Каролине казалось, что коллеги сомневаются в ее квалификации, однако на деле сомнение исходило от нее. Она убила безоружного. И тут главное не законность поступка, и не то, заслужил ли это убитый, и даже не то, грозила ли ей опасность. Все это спорно, суть не в том. А вот что бесспорно: вправду ли она использовала все другие способы разрешить ситуацию? Нет. Шесть лет она пряталась за отговорку про смертельную зону, заглушая свою интуицию и подрывая веру в себя. Жить с мыслью о допущенной ошибке было легче, чем жить в многослойном вранье.
Согласиться, что выстрел в Гленна Риттера был необходим, означало согласиться с тем, что на свете все просто: есть хорошие люди и есть плохие, бессовестные. Эта парадигма служила защитой многим копам, но Каролина не желала ее принять. Вот потому-то она занималась и уголовным правом, и поэзией, была сыщиком и гуманитарием. Дело не только в сострадании – равно в честности и эффективности. Просто отловом злодеев ничего не добьешься. Но если ищешь истину, она откроется и сквозь крохотные щели покажет твою собственную низменную натуру.

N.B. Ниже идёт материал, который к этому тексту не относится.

@@ -665,22 +675,29 @@
 
 extern "C" int dcn_conv_num_mtiles_hl(const dcn_conv_desc* c) {
     if (!valid_desc_hl(c)) return DCN_E_INVALID;
+    if (hlw_takes(c, 0)) return hlw_tiles(c->n, c->hout, c->wout);
     return hl_shape_of(c, 0).mtiles;
 }
 
 extern "C" int dcn_conv_tile_rows_hl(const dcn_conv_desc* c, int dgrad) {
     if (!valid_desc_hl(c)) return DCN_E_INVALID;
+    if (hlw_takes(c, dgrad)) return kHlwPixels;
     return hl_shape_of(c, dgrad).rows;
 }
 
 extern "C" size_t dcn_conv_gemm_workspace_hl(const dcn_conv_desc* c, int dgrad) {
-    if (!valid_desc_hl(c)) return 0;
+    if (!valid_desc_hl(c) || hlw_takes(c, dgrad)) return 0;
     return hl_shape_of(c, dgrad).ws_bytes;
 }
 
 extern "C" int dcn_conv_hl_shape_info(const dcn_conv_desc* c, int dgrad, int* info6) {
     if (!valid_desc_hl(c) || !info6) return DCN_E_INVALID;
     if (!hl_supported(c, dgrad)) return DCN_E_UNSUPPORTED;
+    if (hlw_takes(c, dgrad)) {
+        info6[0] = kHlwPixels; info6[1] = 64; info6[2] = 1; info6[3] = 1;
+        info6[4] = hlw_tiles(c->n, dgrad ? c->hin : c->hout, dgrad ? c->win : c->wout); info6[5] = 1;
+        return DCN_OK;
+    }
     const HlShape g = hl_shape_of(c, dgrad);
     const bool x = g.rows == kHlxRows;
     info6[0] = g.rows; info6[1] = x ? g.x.bn : 256; info6[2] = x ? g.x.kg : 1; info6[3] = x ? g.x.splits : 1;
@@ -709,6 +726,7 @@
     p.M = c->n * c->hout * c->wout; p.K = c->kh * c->kw * c->cin; p.kp = p.K; p.transposed = 0; p.relu = 0;
     p.src_bytes = (unsigned)((int64_t)c->n * c->hin * c->win * c->cin * 4);
     p.w_bytes = (unsigned)((int64_t)c->cout * p.K * 4);
+    if (hlw_takes(c, 0)) return launch_gemm_hlw(p, c->n, (hipStream_t)stream);
     return launch_gemm_hl(p, c->group_rows, workspace, (hipStream_t)stream);
 }
 
@@ -724,5 +742,12 @@
     p.M = c->n * c->hin * c->win; p.K = c->kh * c->kw * c->ldc; p.kp = p.K; p.transposed = 1; p.relu = 0;
     p.src_bytes = (unsigned)((int64_t)c->n * c->hout * c->wout * c->ldc * 4);
     p.w_bytes = (unsigned)((int64_t)c->cin * p.K * 4);
+    if (hlw_takes(c, 1)) return launch_gemm_hlw(p, c->n, (hipStream_t)stream);
     return launch_gemm_hl(p, 0, workspace, (hipStream_t)stream);
 }
+
+extern "C" int dcn_conv_hl_kind(const dcn_conv_desc* c, int dgrad) {
+    if (!hl_supported(c, dgrad)) return 0;
+    if (hlw_takes(c, dgrad)) return 3;
+    return hl_shape_of(c, dgrad).rows == kHlxRows ? 2 : 1;
+}
diff --git a/pytorch-dense-correspondence_amd/csrc/conv_hlw.h b/pytorch-dense-correspondence_amd/csrc/conv_hlw.h
--- /dev/null
+++ b/pytorch-dense-correspondence_amd/csrc/conv_hlw.h
@@ -0,0 +1,12 @@
+#pragma once
+#include "conv_shared.h"
+
+namespace dcnconv {
+
+constexpr int kHlwPixels = 80;
+
+bool hlw_supported(int hs, int ws, int hd, int wd, int cs, int cd, int kh, int kw, int stride, int pad, int dil, int group_rows);
+int hlw_tiles(int n, int hd, int wd);
+int launch_gemm_hlw(GemmConv& p, int n, hipStream_t st);
+
+}
diff --git a/pytorch-dense-correspondence_amd/csrc/conv_hlw_kernels.hip b/pytorch-dense-correspondence_amd/csrc/conv_hlw_kernels.hip
--- /dev/null
+++ b/pytorch-dense-correspondence_amd/csrc/conv_hlw_kernels.hip
@@ -0,0 +1,193 @@
+#include <algorithm>
+
+#include "conv_hlw.h"
+#include "dcn_tuning.h"
+#include "f16_split.h"
+
+namespace {
+
+using namespace dcnconv;
+using namespace dcnsplit;
+
+typedef __attribute__((address_space(3))) void* hlw_lds_ptr;
+typedef f32x4_t f32x4;
+
+constexpr int kOob = (int)0x80000000;
+constexpr int WP = kHlwPixels;
+constexpr int WB = WP / 16;
+constexpr int WPITCH = 84;
+constexpr int kPix = 256;
+constexpr int kPieces = 3 * WPITCH / 4;
+constexpr int kWin = 3 * WPITCH * kPix;
+constexpr int KS = 18;
+constexpr int kRed = 4 * WB * 64 * 16;
+static_assert(WP % 16 == 0 && WPITCH >= WP + 2 && (3 * WPITCH) % 4 == 0, "window geometry");
+
+__device__ __forceinline__ void glds16w(__amdgpu_buffer_rsrc_t rs, void* lds_dst, int voffset) {
+    __builtin_amdgcn_raw_ptr_buffer_load_lds(rs, (hlw_lds_ptr)lds_dst, 16, voffset, 0, 0, 0);
+}
+
+template <bool TR>
+__global__ void __launch_bounds__(512, 1)
+conv_gemm_hlw_kernel(GemmConv p) {
+    __shared__ __attribute__((aligned(16))) unsigned char lds[2 * kWin + kRed];
+    const int tid = threadIdx.x, lane = tid & 63;
+    const int wv = __builtin_amdgcn_readfirstlane(tid >> 6);
+    const int cg = wv & 3, kg = wv >> 2;
+    const int fc = lane & 15, fq = lane >> 4;
+    const __amdgpu_buffer_rsrc_t rs_a = __builtin_amdgcn_make_buffer_rsrc(const_cast<float*>(p.src), 0, (int)p.src_bytes, 0x00020000);
+
+    h8 wb[9][2];
+    {
+        const unsigned char* wrow = reinterpret_cast<const unsigned char*>(p.wh) + (size_t)(cg * 16 + fc) * (KS * 128) + kg * 128 + fq * 16;
+#pragma unroll
+        for (int tap = 0; tap < 9; ++tap) {
+            wb[tap][0] = *reinterpret_cast<const h8*>(wrow + tap * 256);
+            wb[tap][1] = *reinterpret_cast<const h8*>(wrow + tap * 256 + 64);
+        }
+    }
+    const float sa = p.a_absmax ? pow2_scale(*p.a_absmax) : 1.f;
+    const float inv = p.b_inv_scale / sa;
+    const int segs = p.div_tiles.d, hd = p.div_hw.d;
+    const float bv = p.bias ? p.bias[cg * 16 + fc] : 0.f;
+    f32x4* red = reinterpret_cast<f32x4*>(lds + 2 * kWin) + cg * (WB * 64) + lane;
+
+    struct Org { int img, y, x; };
+    auto origin = [&](int t) {
+        const int row = fdiv(t, p.div_tiles), seg = t - row * segs;
+        const int img = fdiv(row, p.div_hw);
+        return Org{img, row - img * hd - 1, seg * WP - 1};
+    };
+    auto issue_piece = [&](const Org& o, unsigned char* win, int i) {
+        const int pc = wv + 8 * i;
+        if (pc < kPieces) {
+            const int wp = pc * 4 + (lane >> 4);
+            const int wr = wp / WPITCH, wx = wp - wr * WPITCH;
+            const int yy = o.y + wr, xx = o.x + wx;
+            const int q = (lane & 15) ^ ((wx & 7) << 1);
+            const bool ok = ((unsigned)yy < (unsigned)p.hs) & ((unsigned)xx < (unsigned)p.ws);
+            glds16w(rs_a, win + pc * 1024, ok ? ((o.img * p.hs + yy) * p.ws + xx) * kPix + q * 16 : kOob);
+        }
+    };
+    constexpr int kPiecesPerWave = (kPieces + 7) / 8;
+    static_assert(kPiecesPerWave <= 9, "one piece per tap");
+
+    int t = xcd_remap(blockIdx.x, gridDim.x);
+    if (t < p.mtiles) {
+        const Org o = origin(t);
+        for (int i = 0; i < kPiecesPerWave; ++i) issue_piece(o, lds, i);
+    }
+    int buf = 0;
+    for (; t < p.mtiles; t += gridDim.x, buf ^= 1) {
+        DCN_WAIT_VMCNT(0);
+        __syncthreads();
+        const bool more = t + (int)gridDim.x < p.mtiles;
+        const Org on = origin(more ? t + (int)gridDim.x : t);
+        unsigned char* wnext = lds + (buf ^ 1) * kWin;
+        const unsigned char* win = lds + buf * kWin;
+        int lc = fc;
+        DCN_OPAQUE_INT(lc);
+        f32x4 acc[WB];
+#pragma unroll
+        for (int b = 0; b < WB; ++b) acc[b] = f32x4{0.f, 0.f, 0.f, 0.f};
+        h8 fa[2][2][WB];
+        auto read = [&](int tap, int set) {
+            const int r = tap / 3, s = tap % 3;
+            const int wr = TR ? 2 - r : r, dx = TR ? 2 - s : s;
+#pragma unroll
+            for (int b = 0; b < WB; ++b) {
+                const int px = b * 16 + lc + dx;
+                const unsigned char* pix = win + (wr * WPITCH + px) * kPix;
+                const int sw = (px & 7) << 1;
+#pragma unroll
+                for (int pl = 0; pl < 2; ++pl)
+                    fa[set][pl][b] = *reinterpret_cast<const h8*>(pix + ((kg * 8 + pl * 4 + fq) ^ sw) * 16);
+            }
+        };
+        read(0, 0);
+#pragma unroll
+        for (int tap = 0; tap < 9; ++tap) {
+            const int set = tap & 1;
+            if (tap + 1 < 9) read(tap + 1, set ^ 1);
+            if (tap < kPiecesPerWave && more) issue_piece(on, wnext, tap);
+#pragma unroll
+            for (int b = 0; b < WB; ++b) acc[b] = __builtin_amdgcn_mfma_f32_16x16x32_f16(fa[set][1][b], wb[tap][0], acc[b], 0, 0, 0);
+#pragma unroll
+            for (int b = 0; b < WB; ++b) acc[b] = __builtin_amdgcn_mfma_f32_16x16x32_f16(fa[set][0][b], wb[tap][1], acc[b], 0, 0, 0);
+#pragma unroll
+            for (int b = 0; b < WB; ++b) acc[b] = __builtin_amdgcn_mfma_f32_16x16x32_f16(fa[set][0][b], wb[tap][0], acc[b], 0, 0, 0);
+            __builtin_amdgcn_sched_barrier(0);
+        }
+        if (kg == 1) {
+#pragma unroll
+            for (int b = 0; b < WB; ++b) red[b * 64] = acc[b];
+        }
+        __syncthreads();
+        if (kg == 1) continue;
+#pragma unroll
+        for (int b = 0; b < WB; ++b) acc[b] += red[b * 64];
+
+        const int row = fdiv(t, p.div_tiles), seg = t - row * segs;
+        const int x0 = seg * WP;
+        const int64_t m0 = (int64_t)row * p.wd + x0;
+        const int col = cg * 16 + lc;
+        float csum = 0.f, csq = 0.f, cmax = 0.f;
+#pragma unroll
+        for (int b = 0; b < WB; ++b) {
+#pragma unroll
+            for (int e = 0; e < 4; ++e) {
+                const int xo = b * 16 + 4 * fq + e;
+                if (x0 + xo < p.wd) {
+                    const float a = acc[b][e] * inv;
+                    const int64_t o = (m0 + xo) * p.ldc + col;
+                    float v = a + bv;
+                    if (p.add) v += p.add[o];
+                    p.dst[o] = v;
+                    csum += a;
+                    csq = fmaf(a, a, csq);
+                    cmax = fmaxf(cmax, fabsf(a));
+                }
+            }
+        }
+        if (p.bn_partial) {
+            csum += __shfl_xor(csum, 16, 64);
+            csq += __shfl_xor(csq, 16, 64);
+            cmax = fmaxf(cmax, __shfl_xor(cmax, 16, 64));
+            csum += __shfl_xor(csum, 32, 64);
+            csq += __shfl_xor(csq, 32, 64);
+            cmax = fmaxf(cmax, __shfl_xor(cmax, 32, 64));
+            if (fq == 0) {
+                p.bn_partial[((int64_t)t * 3 + 0) * p.cd + col] = csum;
+                p.bn_partial[((int64_t)t * 3 + 1) * p.cd + col] = csq;
+                p.bn_partial[((int64_t)t * 3 + 2) * p.cd + col] = cmax;
+            }
+        }
+    }
+}
+
+}
+
+namespace dcnconv {
+
+bool hlw_supported(int hs, int ws, int hd, int wd, int cs, int cd, int kh, int kw, int stride, int pad, int dil, int group_rows) {
+    if (kh != 3 || kw != 3 || stride != 1 || pad != 1 || dil != 1 || cs != 64 || cd != 64) return false;
+    if (hs != hd || ws != wd || hd < 1 || wd < 1) return false;
+    return group_rows <= 0 || (group_rows % (hd * wd)) == 0;
+}
+
+int hlw_tiles(int n, int hd, int wd) { return n * hd * dcn::ceil_div(wd, WP); }
+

Вспомнились слова Блантона: а этот про
сто сломленный. Копу так легче: они сломлены, а мы целехоньки. А что, если и те и другие смотрят сквозь щели с разных ракурсов, но в самообмане запутались все? Большинство полицейских не воспринимали преступление в таких категориях. Они чтили абсолюты: младенец в наркопритоне Тормоза Джея. И сама Каролина не считала, что убийство Гленна Риттера и убийство Паленого равнозначны.
И все же, наверное, в них было кое-что общее: миг страха, гадливость к себе и последующее раскаяние. Хотелось верить, что Ленни Райана тоже пронзил страх, и тогда его поступок будет хоть немного понятнее. Каролина не встречала преступника, который считал бы себя злодеем. Всегда кто-то был еще хуже. Даже детоубийцы и насильники могли назвать тех, чья бесчеловечная жестокость не имела оправдания. В конечном счете все мы надеемся, что наши грехи простятся. Каролина запамятовала, а Дюпри невольно напомнил: ложь миру – ничто по сравнению с ложью себе.